*** RECORDS FOR THE EXERCISE

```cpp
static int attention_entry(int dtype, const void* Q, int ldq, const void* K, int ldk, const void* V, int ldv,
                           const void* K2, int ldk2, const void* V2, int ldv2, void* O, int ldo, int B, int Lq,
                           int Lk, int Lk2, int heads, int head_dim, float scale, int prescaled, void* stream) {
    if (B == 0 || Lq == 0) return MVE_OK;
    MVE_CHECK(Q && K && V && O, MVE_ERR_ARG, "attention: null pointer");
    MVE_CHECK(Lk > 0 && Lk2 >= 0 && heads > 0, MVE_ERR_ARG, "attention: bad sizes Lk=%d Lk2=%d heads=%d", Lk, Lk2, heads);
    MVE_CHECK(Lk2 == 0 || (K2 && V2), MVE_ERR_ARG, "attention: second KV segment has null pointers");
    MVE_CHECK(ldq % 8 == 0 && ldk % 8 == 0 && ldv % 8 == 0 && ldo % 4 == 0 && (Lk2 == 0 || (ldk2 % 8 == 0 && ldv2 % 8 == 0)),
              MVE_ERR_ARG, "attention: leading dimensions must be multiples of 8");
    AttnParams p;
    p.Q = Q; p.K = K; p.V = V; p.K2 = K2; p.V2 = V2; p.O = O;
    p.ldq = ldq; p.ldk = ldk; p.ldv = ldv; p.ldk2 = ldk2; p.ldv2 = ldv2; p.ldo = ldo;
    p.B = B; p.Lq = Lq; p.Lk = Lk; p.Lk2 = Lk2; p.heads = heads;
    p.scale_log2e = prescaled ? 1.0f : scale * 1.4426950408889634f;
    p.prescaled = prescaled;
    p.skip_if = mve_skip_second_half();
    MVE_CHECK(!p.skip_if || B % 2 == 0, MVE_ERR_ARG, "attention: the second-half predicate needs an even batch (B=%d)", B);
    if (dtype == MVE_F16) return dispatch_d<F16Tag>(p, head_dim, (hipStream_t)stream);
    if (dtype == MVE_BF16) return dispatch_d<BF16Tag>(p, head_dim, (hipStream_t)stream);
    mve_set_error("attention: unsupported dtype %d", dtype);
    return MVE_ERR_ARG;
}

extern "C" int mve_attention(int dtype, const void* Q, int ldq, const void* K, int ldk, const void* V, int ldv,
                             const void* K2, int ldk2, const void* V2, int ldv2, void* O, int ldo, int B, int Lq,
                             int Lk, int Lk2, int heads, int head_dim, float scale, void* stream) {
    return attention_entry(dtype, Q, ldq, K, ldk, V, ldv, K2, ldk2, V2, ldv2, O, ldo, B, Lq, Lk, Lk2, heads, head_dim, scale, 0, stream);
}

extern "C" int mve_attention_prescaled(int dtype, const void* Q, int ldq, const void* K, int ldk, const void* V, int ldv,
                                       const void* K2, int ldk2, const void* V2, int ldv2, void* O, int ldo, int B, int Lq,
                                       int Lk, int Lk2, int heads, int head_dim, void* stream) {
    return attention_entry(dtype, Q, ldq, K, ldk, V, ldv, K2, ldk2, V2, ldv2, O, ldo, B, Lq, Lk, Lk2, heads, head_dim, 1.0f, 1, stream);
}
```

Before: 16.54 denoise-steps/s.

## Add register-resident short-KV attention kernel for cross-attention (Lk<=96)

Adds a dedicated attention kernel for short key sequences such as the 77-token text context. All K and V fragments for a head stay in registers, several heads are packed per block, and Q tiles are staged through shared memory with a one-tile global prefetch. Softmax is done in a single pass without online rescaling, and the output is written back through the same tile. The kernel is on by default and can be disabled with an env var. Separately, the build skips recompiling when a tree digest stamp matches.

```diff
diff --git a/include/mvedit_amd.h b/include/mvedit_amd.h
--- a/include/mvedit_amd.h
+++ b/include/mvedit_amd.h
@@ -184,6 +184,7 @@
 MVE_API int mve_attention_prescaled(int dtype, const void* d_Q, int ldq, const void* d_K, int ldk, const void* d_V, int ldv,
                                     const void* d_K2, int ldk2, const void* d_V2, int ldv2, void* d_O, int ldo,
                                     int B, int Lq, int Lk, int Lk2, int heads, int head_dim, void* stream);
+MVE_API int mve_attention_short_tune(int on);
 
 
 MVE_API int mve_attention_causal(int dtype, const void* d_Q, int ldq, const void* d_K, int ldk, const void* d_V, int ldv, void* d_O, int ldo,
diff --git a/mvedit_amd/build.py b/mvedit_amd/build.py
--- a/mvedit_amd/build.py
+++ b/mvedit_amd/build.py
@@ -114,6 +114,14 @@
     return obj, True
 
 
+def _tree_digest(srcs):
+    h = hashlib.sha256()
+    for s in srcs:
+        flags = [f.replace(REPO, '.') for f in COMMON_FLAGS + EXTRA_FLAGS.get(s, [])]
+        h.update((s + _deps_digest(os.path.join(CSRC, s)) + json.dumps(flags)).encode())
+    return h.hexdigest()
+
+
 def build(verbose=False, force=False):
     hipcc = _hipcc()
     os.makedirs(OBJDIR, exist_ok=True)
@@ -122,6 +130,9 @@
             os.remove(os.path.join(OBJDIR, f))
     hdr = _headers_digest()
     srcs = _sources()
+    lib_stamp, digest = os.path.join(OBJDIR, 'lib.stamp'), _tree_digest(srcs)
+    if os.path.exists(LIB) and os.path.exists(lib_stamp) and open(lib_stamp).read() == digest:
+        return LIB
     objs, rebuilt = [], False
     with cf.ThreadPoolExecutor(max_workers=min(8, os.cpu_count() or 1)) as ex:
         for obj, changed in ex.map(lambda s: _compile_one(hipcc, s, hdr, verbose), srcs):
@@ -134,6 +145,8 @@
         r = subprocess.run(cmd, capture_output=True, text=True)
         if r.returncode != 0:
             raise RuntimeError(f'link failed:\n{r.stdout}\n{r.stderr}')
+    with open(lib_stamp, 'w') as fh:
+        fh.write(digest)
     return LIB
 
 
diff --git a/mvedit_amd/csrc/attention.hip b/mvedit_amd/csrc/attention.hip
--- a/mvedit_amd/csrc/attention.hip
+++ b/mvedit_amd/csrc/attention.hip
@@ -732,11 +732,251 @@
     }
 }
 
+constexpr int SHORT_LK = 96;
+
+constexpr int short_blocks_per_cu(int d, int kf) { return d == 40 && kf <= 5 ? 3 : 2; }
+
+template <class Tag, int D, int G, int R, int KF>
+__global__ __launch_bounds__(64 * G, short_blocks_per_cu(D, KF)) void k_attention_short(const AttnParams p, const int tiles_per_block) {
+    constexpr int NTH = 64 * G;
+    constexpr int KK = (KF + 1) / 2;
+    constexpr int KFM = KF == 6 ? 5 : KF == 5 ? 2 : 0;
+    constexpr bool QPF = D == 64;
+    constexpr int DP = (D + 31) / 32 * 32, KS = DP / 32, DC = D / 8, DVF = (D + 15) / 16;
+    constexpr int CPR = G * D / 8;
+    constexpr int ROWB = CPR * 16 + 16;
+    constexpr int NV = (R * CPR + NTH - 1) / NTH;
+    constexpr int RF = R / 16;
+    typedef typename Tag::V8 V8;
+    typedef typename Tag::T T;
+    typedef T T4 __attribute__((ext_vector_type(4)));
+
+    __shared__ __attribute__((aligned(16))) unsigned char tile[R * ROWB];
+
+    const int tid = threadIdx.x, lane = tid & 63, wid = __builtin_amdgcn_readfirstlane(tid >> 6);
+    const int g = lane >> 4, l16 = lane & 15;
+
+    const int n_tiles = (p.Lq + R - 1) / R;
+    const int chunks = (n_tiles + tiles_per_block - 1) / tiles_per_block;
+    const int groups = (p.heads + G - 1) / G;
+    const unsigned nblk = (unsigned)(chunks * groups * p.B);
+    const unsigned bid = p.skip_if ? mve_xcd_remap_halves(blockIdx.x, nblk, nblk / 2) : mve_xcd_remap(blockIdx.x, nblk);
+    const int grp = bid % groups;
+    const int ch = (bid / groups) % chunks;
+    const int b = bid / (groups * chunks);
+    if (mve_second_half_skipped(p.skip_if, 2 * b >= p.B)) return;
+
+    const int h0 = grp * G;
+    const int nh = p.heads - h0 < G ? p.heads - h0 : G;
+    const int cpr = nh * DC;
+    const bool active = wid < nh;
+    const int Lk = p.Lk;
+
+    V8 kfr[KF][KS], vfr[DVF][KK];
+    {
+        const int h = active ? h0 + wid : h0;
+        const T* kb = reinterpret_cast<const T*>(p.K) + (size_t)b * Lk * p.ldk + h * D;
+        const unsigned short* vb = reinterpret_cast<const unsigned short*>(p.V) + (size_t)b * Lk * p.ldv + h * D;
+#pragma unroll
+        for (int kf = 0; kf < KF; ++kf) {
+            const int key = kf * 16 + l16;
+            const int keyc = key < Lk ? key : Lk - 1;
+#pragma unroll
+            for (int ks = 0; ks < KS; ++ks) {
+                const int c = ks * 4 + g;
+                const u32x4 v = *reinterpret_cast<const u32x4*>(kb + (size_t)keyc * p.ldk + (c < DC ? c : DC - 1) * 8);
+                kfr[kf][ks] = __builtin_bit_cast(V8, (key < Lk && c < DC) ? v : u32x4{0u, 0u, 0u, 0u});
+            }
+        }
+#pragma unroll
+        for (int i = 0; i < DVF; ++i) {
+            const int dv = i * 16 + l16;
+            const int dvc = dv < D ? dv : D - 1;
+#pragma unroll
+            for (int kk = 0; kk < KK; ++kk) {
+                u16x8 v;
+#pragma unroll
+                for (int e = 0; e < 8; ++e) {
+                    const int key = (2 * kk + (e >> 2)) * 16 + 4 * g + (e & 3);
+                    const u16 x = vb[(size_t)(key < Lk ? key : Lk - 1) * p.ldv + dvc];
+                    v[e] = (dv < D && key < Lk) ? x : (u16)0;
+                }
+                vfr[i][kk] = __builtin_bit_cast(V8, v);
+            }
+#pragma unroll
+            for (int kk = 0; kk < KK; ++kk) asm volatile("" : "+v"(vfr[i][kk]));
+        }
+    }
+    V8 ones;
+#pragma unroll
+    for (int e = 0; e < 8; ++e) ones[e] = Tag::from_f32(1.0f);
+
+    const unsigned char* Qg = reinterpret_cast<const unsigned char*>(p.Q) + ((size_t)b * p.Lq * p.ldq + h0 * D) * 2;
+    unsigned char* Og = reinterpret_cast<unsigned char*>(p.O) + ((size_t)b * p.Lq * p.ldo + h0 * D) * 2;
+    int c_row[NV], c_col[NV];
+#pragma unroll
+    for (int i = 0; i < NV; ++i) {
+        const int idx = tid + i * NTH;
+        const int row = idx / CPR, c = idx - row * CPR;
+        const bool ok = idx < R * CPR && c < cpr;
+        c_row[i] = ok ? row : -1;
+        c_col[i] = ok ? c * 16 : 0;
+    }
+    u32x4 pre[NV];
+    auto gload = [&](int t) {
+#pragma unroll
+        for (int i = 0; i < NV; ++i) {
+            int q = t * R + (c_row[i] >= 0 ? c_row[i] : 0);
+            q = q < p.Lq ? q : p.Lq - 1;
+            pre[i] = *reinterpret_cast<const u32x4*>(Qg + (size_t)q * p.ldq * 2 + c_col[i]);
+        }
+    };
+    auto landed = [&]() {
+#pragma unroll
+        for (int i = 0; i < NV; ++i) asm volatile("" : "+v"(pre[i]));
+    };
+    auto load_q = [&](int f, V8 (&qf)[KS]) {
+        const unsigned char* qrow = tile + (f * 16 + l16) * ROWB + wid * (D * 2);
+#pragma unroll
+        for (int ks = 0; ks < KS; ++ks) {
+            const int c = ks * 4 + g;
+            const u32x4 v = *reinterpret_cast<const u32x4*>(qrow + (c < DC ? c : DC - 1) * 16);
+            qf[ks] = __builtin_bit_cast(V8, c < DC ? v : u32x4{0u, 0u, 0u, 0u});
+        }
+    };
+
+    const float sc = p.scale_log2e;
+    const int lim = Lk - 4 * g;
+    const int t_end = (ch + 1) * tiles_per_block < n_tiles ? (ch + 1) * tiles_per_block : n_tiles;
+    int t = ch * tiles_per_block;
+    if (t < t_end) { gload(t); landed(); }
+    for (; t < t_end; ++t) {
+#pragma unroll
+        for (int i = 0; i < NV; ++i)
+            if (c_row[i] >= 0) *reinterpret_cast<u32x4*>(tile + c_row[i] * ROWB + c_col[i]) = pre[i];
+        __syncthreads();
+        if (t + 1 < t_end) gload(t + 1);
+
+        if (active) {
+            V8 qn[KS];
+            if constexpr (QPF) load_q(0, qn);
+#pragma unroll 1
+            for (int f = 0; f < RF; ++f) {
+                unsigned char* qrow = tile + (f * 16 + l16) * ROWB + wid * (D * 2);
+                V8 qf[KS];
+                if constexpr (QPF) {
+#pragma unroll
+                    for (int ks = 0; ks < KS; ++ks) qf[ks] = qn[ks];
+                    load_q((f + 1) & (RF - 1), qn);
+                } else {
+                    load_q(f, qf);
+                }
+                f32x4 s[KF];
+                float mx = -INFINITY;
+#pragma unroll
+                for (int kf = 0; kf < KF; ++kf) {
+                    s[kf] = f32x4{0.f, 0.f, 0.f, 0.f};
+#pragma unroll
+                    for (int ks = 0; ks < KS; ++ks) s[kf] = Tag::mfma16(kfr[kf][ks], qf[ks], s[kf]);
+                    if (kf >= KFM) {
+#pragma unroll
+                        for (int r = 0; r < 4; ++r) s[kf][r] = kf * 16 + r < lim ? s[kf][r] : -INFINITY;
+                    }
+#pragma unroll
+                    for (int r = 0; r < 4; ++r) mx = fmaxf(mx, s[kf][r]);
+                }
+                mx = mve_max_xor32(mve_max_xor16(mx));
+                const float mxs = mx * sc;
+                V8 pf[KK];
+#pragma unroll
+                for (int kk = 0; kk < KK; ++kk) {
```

******
*** RECORDS FOR THE EXERCISE

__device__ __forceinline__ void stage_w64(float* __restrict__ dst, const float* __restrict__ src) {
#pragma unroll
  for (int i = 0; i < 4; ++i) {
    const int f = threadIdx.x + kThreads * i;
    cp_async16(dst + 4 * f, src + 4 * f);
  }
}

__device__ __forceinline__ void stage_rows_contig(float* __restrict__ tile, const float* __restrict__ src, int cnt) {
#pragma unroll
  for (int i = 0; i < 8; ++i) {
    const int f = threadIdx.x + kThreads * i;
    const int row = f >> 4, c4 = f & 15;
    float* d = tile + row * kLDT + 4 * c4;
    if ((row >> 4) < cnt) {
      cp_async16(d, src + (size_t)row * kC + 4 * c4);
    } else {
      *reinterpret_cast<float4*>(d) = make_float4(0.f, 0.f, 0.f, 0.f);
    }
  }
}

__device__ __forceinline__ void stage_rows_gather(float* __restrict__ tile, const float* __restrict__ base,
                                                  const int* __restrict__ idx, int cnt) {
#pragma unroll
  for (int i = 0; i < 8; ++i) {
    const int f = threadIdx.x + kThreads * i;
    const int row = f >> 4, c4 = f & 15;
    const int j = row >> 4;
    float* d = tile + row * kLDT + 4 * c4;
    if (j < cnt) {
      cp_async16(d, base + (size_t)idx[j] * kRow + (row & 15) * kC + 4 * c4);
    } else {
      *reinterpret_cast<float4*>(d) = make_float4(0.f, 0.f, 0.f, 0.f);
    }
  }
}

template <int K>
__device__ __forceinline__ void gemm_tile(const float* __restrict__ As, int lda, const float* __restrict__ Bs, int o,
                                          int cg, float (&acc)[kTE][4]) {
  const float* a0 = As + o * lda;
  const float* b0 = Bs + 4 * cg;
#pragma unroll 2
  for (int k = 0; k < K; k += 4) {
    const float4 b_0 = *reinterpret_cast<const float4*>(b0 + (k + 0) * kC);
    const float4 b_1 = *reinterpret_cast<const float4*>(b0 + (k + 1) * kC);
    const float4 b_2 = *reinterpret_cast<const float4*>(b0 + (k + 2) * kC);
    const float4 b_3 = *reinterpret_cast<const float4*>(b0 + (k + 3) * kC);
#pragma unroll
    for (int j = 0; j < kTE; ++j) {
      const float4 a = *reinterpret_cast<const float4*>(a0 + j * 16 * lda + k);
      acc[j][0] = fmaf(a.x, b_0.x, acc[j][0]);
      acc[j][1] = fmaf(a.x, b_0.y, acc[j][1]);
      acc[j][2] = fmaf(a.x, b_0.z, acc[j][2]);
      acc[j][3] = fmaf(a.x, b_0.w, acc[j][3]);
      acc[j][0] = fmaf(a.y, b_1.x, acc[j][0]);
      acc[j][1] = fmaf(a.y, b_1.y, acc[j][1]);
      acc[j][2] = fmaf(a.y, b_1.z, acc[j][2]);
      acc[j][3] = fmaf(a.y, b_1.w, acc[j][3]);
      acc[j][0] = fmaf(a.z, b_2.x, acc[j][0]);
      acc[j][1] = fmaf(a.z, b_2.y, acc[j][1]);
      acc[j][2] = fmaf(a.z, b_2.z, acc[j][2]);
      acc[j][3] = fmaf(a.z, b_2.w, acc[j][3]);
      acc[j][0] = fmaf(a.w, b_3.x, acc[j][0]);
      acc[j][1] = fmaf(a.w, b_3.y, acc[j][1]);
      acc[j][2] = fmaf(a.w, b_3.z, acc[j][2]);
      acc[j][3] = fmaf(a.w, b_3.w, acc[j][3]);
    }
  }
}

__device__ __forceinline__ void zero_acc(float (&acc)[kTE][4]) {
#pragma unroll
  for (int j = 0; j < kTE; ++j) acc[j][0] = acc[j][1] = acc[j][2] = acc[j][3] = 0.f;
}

******

**YOUR ASSIGNMENT**
Among the records, find each line where the word "open" occurs, and copy it.

**ANSWER TO THE PROBLEM**
+    if os.path.exists(LIB) and os.path.exists(lib_stamp) and open(lib_stamp).read() == digest:
+    with open(lib_stamp, 'w') as fh:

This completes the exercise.